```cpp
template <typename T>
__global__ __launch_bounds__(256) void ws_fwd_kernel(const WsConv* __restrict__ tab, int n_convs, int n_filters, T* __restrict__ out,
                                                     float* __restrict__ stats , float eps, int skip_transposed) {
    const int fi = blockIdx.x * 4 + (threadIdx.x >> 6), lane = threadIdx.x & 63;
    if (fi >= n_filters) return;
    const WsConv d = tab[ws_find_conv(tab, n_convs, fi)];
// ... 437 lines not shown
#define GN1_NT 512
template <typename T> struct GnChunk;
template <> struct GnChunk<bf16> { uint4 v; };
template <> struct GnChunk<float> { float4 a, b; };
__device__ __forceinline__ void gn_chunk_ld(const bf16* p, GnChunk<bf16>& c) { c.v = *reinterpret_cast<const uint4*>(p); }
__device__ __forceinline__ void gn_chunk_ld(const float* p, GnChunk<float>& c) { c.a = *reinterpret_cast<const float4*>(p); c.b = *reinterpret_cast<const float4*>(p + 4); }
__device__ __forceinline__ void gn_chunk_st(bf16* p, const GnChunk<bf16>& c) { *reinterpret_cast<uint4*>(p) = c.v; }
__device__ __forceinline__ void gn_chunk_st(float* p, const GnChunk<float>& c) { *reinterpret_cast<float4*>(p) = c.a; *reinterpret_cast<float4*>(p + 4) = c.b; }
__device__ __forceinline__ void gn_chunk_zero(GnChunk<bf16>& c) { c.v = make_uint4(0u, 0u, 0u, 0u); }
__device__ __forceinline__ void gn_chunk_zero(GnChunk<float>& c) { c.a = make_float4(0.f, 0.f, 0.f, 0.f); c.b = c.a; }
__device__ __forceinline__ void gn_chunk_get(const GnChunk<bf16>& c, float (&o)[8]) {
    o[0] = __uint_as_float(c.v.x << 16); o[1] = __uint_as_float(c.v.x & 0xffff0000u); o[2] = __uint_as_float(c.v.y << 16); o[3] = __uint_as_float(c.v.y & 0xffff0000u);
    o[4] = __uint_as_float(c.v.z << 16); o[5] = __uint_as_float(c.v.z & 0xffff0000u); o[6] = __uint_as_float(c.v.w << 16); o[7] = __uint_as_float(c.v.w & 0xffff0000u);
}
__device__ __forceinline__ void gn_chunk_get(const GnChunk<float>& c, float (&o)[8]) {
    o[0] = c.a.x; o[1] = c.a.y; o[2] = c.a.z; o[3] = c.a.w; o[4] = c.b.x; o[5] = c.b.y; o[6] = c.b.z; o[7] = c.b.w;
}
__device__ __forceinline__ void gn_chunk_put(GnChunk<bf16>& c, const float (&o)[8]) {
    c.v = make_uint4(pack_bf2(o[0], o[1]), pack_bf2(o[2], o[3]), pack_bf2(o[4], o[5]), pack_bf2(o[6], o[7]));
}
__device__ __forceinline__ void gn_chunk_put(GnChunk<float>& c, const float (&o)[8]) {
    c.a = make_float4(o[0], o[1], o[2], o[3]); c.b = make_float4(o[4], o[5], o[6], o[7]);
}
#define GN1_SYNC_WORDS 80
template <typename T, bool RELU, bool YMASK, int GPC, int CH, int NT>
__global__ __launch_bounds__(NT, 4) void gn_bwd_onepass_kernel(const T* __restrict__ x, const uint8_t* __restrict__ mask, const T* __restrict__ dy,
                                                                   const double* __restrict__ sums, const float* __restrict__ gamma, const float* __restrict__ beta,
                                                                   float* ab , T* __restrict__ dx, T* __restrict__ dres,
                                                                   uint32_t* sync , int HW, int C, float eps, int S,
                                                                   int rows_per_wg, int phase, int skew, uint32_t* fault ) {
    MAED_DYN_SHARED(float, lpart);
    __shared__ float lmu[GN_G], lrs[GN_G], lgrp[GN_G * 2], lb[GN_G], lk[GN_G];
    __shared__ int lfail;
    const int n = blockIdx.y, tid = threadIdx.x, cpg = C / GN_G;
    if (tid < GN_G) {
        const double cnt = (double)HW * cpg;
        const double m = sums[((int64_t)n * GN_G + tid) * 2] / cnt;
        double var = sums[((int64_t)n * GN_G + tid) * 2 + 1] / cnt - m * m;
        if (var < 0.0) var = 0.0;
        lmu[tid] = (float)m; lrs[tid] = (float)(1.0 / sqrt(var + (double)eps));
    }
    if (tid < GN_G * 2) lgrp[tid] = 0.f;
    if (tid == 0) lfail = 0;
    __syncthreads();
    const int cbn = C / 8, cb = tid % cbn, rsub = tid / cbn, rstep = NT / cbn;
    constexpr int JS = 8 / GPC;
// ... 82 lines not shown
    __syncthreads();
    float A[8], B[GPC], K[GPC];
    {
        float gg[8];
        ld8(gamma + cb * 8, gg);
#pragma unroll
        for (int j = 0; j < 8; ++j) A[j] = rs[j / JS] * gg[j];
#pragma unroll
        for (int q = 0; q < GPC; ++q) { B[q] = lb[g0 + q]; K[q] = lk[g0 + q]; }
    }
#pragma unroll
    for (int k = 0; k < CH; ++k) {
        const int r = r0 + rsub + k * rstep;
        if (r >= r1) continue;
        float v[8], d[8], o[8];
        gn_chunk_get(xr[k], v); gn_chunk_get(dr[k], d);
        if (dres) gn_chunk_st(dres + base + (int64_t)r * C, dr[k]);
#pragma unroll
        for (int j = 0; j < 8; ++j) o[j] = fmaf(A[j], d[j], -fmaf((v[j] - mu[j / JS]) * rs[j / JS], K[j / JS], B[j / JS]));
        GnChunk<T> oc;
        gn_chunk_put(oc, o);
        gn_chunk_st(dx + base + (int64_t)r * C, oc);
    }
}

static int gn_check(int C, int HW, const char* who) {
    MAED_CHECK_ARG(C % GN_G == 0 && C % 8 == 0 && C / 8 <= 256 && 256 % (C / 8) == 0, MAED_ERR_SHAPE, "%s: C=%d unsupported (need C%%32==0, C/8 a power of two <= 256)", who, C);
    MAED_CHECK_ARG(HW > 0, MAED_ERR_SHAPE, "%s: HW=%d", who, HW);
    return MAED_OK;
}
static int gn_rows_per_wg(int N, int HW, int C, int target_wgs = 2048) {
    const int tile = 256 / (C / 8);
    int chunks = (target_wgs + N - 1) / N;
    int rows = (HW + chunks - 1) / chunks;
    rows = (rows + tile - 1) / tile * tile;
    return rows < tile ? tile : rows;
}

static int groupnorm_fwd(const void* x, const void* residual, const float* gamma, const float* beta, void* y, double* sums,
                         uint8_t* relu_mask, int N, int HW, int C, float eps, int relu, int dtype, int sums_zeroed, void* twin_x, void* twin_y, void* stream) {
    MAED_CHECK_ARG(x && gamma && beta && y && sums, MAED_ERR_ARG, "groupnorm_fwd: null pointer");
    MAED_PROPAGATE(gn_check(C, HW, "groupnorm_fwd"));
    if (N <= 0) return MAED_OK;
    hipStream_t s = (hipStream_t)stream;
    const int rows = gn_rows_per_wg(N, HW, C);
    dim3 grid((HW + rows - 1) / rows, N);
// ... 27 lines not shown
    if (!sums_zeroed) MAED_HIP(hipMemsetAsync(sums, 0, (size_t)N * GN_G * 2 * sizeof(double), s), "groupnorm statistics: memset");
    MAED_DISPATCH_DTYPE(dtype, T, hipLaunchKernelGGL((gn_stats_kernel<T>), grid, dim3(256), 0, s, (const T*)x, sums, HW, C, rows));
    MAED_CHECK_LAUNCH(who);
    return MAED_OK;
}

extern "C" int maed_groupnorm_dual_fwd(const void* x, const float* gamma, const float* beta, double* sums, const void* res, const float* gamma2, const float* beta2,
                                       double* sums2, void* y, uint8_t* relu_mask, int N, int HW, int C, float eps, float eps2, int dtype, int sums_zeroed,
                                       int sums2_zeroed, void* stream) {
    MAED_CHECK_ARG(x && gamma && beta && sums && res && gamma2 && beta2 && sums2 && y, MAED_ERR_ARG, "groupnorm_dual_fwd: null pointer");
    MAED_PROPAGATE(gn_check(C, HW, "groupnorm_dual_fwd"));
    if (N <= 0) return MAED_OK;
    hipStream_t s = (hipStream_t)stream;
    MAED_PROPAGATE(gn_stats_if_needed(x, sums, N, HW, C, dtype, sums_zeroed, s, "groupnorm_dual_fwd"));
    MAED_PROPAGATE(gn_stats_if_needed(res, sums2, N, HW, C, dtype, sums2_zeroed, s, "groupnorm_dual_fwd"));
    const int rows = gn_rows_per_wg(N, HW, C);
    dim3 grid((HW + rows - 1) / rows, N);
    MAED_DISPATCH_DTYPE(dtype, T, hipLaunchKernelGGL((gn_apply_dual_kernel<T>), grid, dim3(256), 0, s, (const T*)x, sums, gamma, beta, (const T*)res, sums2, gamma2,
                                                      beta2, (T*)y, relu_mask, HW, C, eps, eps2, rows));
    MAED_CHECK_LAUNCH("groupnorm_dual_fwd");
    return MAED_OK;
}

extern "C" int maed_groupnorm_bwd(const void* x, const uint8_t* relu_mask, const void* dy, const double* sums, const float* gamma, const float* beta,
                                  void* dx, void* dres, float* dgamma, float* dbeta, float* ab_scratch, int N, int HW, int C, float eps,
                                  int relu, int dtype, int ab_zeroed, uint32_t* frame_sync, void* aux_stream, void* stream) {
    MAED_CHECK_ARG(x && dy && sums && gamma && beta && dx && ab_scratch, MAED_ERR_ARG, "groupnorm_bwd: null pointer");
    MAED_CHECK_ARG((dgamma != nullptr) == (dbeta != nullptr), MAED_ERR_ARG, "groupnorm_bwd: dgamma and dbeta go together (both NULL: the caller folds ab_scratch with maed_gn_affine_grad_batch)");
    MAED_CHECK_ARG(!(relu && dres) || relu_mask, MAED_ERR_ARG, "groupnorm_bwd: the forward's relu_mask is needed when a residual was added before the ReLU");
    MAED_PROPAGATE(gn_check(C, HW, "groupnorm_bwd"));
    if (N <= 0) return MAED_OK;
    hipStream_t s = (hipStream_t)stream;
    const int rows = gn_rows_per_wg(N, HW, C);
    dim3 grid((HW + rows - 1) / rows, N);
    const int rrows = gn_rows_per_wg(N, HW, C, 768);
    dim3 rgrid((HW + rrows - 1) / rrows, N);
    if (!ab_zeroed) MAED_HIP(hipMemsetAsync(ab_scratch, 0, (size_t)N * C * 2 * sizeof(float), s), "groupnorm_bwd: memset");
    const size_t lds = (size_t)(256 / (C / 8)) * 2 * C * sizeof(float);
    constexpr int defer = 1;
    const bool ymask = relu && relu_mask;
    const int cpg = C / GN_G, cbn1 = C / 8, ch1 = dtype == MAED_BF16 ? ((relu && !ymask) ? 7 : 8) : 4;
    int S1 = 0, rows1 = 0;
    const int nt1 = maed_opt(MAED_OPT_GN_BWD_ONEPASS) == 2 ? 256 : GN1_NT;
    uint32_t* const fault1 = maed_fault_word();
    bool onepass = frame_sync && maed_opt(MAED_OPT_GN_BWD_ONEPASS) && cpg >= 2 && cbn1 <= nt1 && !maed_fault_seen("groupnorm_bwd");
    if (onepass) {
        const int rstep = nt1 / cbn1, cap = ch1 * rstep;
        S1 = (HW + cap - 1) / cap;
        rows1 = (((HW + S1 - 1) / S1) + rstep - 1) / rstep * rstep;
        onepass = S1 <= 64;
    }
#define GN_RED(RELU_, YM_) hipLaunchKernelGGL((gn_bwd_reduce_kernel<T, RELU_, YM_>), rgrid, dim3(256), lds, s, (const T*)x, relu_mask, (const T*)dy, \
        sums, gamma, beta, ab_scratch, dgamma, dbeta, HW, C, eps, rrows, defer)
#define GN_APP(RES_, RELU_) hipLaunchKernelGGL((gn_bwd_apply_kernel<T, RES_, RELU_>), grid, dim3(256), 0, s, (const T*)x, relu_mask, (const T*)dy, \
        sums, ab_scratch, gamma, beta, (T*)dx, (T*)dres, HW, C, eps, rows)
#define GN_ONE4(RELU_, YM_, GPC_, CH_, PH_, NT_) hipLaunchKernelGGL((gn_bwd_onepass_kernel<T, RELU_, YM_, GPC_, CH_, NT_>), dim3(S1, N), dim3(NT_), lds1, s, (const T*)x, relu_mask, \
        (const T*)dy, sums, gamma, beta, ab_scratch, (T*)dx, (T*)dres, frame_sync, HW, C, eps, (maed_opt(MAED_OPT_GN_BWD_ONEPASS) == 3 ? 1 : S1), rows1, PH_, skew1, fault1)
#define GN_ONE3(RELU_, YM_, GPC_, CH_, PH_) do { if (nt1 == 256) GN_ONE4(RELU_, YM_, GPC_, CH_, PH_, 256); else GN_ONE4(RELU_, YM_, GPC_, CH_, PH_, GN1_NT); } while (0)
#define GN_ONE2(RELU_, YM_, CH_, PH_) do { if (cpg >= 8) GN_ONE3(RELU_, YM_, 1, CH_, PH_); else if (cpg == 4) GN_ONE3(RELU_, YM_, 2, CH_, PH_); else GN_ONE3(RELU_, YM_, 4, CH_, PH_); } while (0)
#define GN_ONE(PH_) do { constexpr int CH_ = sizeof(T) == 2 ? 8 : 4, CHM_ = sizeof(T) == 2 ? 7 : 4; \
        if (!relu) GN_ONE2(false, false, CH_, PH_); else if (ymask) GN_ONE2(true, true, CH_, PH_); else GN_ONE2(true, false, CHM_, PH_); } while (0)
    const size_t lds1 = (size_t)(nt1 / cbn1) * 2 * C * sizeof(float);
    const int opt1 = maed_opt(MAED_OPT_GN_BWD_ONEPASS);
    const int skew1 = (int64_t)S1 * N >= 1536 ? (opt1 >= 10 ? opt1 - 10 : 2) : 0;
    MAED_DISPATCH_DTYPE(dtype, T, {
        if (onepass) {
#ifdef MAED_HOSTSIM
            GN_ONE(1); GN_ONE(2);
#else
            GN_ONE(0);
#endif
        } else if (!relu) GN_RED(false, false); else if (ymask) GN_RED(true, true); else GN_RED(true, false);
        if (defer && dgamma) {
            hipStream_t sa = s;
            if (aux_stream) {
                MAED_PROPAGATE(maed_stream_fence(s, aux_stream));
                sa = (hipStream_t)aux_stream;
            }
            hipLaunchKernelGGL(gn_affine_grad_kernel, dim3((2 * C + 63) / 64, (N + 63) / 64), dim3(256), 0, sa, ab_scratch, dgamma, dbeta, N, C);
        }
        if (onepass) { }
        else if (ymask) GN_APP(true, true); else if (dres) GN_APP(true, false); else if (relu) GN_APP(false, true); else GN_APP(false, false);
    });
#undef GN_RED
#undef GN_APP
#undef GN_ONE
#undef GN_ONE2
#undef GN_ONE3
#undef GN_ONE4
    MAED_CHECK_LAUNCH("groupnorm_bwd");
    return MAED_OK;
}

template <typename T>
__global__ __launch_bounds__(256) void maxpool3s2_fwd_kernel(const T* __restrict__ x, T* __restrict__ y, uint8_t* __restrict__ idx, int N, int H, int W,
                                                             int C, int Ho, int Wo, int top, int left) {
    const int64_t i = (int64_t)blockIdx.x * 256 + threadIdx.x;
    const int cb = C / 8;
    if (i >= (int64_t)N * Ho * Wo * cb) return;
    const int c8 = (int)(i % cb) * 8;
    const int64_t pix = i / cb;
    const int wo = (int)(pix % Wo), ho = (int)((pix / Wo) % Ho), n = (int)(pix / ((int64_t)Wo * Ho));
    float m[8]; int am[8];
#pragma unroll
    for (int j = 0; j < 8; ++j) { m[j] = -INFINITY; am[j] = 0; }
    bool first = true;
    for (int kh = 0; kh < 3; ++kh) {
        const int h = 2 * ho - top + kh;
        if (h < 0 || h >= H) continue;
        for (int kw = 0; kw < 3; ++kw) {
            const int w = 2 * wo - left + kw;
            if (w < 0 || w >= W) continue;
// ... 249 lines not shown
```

---

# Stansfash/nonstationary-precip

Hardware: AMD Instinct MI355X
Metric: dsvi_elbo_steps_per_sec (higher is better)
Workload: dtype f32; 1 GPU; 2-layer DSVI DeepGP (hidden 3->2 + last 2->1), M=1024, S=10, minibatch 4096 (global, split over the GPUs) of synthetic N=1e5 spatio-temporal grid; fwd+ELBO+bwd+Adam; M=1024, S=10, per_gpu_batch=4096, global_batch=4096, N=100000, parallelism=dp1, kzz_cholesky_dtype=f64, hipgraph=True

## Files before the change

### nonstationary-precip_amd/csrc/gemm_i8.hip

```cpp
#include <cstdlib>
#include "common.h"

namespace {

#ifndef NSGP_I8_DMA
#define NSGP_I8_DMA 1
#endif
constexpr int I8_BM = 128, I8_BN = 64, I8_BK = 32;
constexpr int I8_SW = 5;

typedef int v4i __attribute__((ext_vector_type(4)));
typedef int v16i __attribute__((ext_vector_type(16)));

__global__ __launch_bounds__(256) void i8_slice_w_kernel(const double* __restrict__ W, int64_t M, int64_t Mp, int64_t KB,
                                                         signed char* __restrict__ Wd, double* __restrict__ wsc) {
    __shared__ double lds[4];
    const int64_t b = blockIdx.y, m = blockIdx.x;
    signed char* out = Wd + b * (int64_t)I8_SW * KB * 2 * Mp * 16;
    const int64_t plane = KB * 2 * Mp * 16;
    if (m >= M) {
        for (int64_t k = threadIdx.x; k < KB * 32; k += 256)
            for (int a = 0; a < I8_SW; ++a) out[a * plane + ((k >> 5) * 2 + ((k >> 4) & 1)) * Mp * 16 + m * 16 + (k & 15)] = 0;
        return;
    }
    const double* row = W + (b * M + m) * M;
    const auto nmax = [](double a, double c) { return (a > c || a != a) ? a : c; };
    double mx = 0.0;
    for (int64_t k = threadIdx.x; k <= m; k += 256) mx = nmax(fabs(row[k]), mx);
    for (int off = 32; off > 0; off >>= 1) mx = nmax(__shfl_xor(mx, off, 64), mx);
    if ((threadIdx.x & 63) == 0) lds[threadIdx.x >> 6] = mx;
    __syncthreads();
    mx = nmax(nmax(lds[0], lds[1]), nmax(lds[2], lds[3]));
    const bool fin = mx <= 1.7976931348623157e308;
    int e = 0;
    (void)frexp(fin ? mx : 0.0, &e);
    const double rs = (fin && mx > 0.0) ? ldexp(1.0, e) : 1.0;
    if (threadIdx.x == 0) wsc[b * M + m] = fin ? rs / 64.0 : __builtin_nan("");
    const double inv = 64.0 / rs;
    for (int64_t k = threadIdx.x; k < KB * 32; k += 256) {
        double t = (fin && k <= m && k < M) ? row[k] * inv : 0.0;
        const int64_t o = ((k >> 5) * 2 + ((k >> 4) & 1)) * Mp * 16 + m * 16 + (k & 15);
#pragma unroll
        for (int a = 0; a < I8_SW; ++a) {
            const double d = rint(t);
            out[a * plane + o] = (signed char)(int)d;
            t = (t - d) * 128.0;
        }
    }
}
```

--

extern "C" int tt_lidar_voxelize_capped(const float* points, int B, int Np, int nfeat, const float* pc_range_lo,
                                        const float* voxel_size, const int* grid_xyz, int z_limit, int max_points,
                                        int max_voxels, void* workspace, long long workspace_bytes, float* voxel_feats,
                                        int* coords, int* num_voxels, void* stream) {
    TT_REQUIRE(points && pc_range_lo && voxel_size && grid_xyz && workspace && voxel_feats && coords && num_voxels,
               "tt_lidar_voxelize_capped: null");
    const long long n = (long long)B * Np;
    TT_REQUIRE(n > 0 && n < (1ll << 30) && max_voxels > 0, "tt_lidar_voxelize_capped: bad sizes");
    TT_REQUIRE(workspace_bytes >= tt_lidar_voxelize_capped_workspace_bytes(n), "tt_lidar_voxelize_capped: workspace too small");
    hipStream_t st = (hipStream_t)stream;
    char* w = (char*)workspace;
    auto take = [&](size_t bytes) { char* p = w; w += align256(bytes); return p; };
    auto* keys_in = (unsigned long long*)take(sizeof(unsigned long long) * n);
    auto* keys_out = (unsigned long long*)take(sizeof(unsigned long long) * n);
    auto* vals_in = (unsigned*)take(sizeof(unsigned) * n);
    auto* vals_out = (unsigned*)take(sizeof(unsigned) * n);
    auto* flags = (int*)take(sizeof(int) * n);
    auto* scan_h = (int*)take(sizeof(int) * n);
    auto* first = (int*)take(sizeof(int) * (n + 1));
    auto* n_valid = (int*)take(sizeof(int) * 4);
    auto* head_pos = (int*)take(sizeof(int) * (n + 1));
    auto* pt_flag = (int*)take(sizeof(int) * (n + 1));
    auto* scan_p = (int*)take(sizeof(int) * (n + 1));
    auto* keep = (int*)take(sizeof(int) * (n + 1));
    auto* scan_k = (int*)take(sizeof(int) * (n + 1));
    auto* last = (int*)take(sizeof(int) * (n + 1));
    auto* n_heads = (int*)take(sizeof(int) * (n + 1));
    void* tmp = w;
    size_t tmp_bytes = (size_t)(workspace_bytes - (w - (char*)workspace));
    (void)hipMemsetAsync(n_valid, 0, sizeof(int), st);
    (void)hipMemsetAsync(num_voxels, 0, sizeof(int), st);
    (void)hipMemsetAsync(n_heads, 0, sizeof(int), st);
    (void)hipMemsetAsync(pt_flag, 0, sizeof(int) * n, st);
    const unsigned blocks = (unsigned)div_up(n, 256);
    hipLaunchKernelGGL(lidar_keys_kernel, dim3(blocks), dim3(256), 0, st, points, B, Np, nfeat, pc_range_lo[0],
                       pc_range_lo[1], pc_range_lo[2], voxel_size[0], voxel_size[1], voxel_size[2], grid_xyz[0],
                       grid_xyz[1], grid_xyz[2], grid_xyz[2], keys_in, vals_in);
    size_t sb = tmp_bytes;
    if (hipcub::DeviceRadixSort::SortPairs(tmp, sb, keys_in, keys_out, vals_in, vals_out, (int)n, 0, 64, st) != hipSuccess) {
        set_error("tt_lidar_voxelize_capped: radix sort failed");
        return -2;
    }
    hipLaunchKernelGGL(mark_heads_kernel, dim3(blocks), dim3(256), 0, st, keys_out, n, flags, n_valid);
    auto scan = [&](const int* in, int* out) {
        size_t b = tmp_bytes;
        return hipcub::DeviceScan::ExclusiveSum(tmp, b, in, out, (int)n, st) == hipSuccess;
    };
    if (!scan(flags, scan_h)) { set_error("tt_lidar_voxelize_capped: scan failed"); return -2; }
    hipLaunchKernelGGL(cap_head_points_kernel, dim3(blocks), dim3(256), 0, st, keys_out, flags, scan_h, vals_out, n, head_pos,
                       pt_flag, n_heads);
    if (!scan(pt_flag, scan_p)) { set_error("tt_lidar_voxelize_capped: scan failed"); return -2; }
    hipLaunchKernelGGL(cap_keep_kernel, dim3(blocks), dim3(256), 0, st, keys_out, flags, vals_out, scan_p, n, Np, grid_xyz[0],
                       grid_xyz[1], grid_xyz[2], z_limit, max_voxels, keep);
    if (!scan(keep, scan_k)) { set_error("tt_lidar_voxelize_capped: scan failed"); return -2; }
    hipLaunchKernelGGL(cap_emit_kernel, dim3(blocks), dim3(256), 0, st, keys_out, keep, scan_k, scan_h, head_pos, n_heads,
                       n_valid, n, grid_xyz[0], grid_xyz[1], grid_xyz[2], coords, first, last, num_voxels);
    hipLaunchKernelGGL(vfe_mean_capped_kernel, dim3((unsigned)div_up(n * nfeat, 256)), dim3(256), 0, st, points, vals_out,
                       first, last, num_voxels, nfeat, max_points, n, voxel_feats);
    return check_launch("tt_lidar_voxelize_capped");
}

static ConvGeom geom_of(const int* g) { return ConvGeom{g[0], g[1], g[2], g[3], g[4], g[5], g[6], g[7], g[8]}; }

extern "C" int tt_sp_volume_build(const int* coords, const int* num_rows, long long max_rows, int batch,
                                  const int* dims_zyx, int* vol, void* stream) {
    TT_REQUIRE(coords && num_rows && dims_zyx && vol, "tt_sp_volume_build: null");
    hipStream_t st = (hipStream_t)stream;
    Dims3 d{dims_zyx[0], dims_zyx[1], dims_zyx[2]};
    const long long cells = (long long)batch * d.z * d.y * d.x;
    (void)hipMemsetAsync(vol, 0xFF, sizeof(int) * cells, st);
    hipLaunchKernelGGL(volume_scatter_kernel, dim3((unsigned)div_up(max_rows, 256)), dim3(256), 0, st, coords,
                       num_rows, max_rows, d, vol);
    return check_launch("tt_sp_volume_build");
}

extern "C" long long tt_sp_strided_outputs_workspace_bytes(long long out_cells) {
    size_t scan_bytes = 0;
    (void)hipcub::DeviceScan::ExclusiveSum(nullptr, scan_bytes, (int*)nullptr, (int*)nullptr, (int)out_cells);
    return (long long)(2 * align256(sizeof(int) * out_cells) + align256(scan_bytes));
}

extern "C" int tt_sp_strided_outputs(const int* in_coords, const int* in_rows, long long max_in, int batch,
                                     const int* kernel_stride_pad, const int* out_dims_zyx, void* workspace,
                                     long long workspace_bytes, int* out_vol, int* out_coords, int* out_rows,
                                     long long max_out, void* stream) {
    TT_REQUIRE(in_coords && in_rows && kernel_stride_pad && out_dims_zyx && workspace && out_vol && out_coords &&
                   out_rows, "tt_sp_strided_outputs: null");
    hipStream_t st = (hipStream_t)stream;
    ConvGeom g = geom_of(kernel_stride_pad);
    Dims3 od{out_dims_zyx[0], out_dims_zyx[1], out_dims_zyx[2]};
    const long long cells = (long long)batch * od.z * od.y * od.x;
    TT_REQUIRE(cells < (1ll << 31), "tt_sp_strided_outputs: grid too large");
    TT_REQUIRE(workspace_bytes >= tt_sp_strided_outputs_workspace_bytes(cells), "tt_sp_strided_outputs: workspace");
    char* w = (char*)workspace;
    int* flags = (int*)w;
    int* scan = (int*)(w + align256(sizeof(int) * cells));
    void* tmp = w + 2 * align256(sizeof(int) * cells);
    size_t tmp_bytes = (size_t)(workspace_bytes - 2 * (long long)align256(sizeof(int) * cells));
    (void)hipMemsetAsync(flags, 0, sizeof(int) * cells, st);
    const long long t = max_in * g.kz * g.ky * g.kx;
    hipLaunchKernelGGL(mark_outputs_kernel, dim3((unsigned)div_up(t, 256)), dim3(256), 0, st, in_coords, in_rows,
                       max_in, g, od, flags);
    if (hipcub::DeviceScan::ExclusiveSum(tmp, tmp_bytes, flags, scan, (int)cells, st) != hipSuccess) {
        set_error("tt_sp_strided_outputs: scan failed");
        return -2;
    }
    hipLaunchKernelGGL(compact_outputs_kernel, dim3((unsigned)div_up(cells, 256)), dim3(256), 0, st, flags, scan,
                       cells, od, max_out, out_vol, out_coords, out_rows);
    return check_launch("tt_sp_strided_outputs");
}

Required action:
Search the data for "blocks" and list every line in which it occurs.

Solution to the exercise:
    const unsigned blocks = (unsigned)div_up(n, 256);
    hipLaunchKernelGGL(lidar_keys_kernel, dim3(blocks), dim3(256), 0, st, points, B, Np, nfeat, pc_range_lo[0],
    hipLaunchKernelGGL(mark_heads_kernel, dim3(blocks), dim3(256), 0, st, keys_out, n, flags, n_valid);
    hipLaunchKernelGGL(cap_head_points_kernel, dim3(blocks), dim3(256), 0, st, keys_out, flags, scan_h, vals_out, n, head_pos,
    hipLaunchKernelGGL(cap_keep_kernel, dim3(blocks), dim3(256), 0, st, keys_out, flags, vals_out, scan_p, n, Np, grid_xyz[0],
    hipLaunchKernelGGL(cap_emit_kernel, dim3(blocks), dim3(256), 0, st, keys_out, keep, scan_k, scan_h, head_pos, n_heads,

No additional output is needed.